======== SOURCE INFORMATION

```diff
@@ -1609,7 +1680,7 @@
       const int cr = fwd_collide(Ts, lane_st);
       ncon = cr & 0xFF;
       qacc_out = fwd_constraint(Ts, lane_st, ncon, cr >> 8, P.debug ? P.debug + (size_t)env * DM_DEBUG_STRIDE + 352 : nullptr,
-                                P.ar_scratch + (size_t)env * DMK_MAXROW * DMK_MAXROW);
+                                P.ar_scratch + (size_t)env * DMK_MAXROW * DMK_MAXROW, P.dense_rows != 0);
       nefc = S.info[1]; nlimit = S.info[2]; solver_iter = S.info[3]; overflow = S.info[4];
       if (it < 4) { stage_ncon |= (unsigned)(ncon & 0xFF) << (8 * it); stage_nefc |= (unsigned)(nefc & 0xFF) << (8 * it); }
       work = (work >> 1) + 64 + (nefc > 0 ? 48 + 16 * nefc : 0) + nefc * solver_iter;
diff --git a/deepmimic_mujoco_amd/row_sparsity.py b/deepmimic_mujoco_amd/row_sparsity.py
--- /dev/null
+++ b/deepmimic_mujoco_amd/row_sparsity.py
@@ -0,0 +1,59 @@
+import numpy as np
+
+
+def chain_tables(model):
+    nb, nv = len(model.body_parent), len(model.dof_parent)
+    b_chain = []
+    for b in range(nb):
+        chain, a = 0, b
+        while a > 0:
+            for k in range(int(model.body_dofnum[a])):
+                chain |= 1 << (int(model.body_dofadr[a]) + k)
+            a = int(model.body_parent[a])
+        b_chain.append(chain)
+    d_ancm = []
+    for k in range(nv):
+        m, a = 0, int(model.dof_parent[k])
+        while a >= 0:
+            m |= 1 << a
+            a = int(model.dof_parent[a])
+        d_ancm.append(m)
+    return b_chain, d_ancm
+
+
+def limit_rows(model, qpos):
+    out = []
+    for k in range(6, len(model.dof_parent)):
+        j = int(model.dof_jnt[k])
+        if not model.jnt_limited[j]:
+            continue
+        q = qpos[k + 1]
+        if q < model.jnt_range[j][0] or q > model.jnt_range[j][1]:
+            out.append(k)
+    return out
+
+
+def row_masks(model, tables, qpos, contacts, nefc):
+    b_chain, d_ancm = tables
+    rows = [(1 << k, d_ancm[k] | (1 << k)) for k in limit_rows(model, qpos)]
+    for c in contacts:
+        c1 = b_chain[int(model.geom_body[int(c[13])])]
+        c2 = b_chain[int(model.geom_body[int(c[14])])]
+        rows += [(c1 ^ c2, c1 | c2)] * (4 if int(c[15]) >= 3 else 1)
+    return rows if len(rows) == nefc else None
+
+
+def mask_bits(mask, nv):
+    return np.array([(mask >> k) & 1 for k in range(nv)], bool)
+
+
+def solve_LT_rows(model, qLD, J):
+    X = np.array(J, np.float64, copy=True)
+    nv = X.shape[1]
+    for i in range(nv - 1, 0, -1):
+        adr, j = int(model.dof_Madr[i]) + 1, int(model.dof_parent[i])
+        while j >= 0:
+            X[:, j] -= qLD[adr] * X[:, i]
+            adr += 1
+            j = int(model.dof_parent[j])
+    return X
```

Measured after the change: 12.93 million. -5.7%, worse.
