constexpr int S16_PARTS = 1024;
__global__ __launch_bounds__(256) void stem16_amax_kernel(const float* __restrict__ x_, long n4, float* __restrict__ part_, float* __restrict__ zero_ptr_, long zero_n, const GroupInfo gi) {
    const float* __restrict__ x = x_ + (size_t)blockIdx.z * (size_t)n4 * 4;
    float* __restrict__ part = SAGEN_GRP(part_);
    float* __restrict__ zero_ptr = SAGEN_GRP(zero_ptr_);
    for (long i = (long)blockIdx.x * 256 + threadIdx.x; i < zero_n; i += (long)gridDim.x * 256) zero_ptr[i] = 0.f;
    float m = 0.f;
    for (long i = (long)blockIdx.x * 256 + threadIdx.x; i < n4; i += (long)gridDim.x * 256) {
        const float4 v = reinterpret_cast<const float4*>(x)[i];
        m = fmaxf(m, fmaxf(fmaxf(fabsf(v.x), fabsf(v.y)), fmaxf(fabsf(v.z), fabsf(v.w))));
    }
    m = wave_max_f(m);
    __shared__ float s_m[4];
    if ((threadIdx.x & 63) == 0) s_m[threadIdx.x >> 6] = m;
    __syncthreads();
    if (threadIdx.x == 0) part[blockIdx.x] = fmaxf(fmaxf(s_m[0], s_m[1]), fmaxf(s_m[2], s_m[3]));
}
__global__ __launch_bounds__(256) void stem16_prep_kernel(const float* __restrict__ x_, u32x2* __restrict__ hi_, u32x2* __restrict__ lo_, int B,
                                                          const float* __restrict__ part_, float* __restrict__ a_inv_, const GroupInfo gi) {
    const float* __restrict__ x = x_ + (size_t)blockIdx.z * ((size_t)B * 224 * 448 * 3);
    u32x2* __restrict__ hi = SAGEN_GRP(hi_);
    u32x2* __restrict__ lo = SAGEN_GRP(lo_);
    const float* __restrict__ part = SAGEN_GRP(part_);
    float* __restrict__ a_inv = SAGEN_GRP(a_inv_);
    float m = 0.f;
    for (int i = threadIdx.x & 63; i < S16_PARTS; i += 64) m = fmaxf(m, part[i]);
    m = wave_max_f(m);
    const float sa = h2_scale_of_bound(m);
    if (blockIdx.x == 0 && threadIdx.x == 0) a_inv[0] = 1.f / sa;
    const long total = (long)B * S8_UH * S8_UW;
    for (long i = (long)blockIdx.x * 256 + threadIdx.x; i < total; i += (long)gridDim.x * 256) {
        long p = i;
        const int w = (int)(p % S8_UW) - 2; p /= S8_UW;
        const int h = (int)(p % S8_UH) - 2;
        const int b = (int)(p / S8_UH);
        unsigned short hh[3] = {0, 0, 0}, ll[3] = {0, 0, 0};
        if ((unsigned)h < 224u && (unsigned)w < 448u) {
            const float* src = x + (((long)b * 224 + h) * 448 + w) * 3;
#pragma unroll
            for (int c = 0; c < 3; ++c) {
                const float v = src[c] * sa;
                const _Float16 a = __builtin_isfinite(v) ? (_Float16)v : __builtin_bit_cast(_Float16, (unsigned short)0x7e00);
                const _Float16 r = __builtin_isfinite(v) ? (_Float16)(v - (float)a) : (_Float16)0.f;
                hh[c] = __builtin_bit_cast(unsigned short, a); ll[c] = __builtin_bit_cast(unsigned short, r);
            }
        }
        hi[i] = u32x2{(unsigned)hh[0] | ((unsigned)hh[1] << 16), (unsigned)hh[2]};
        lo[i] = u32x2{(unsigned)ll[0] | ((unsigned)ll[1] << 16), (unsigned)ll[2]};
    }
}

================

EXERCISE AIM. Find how many lines above include "short"; reply with the number only.

SOLUTION TO THE PROBLEM. 3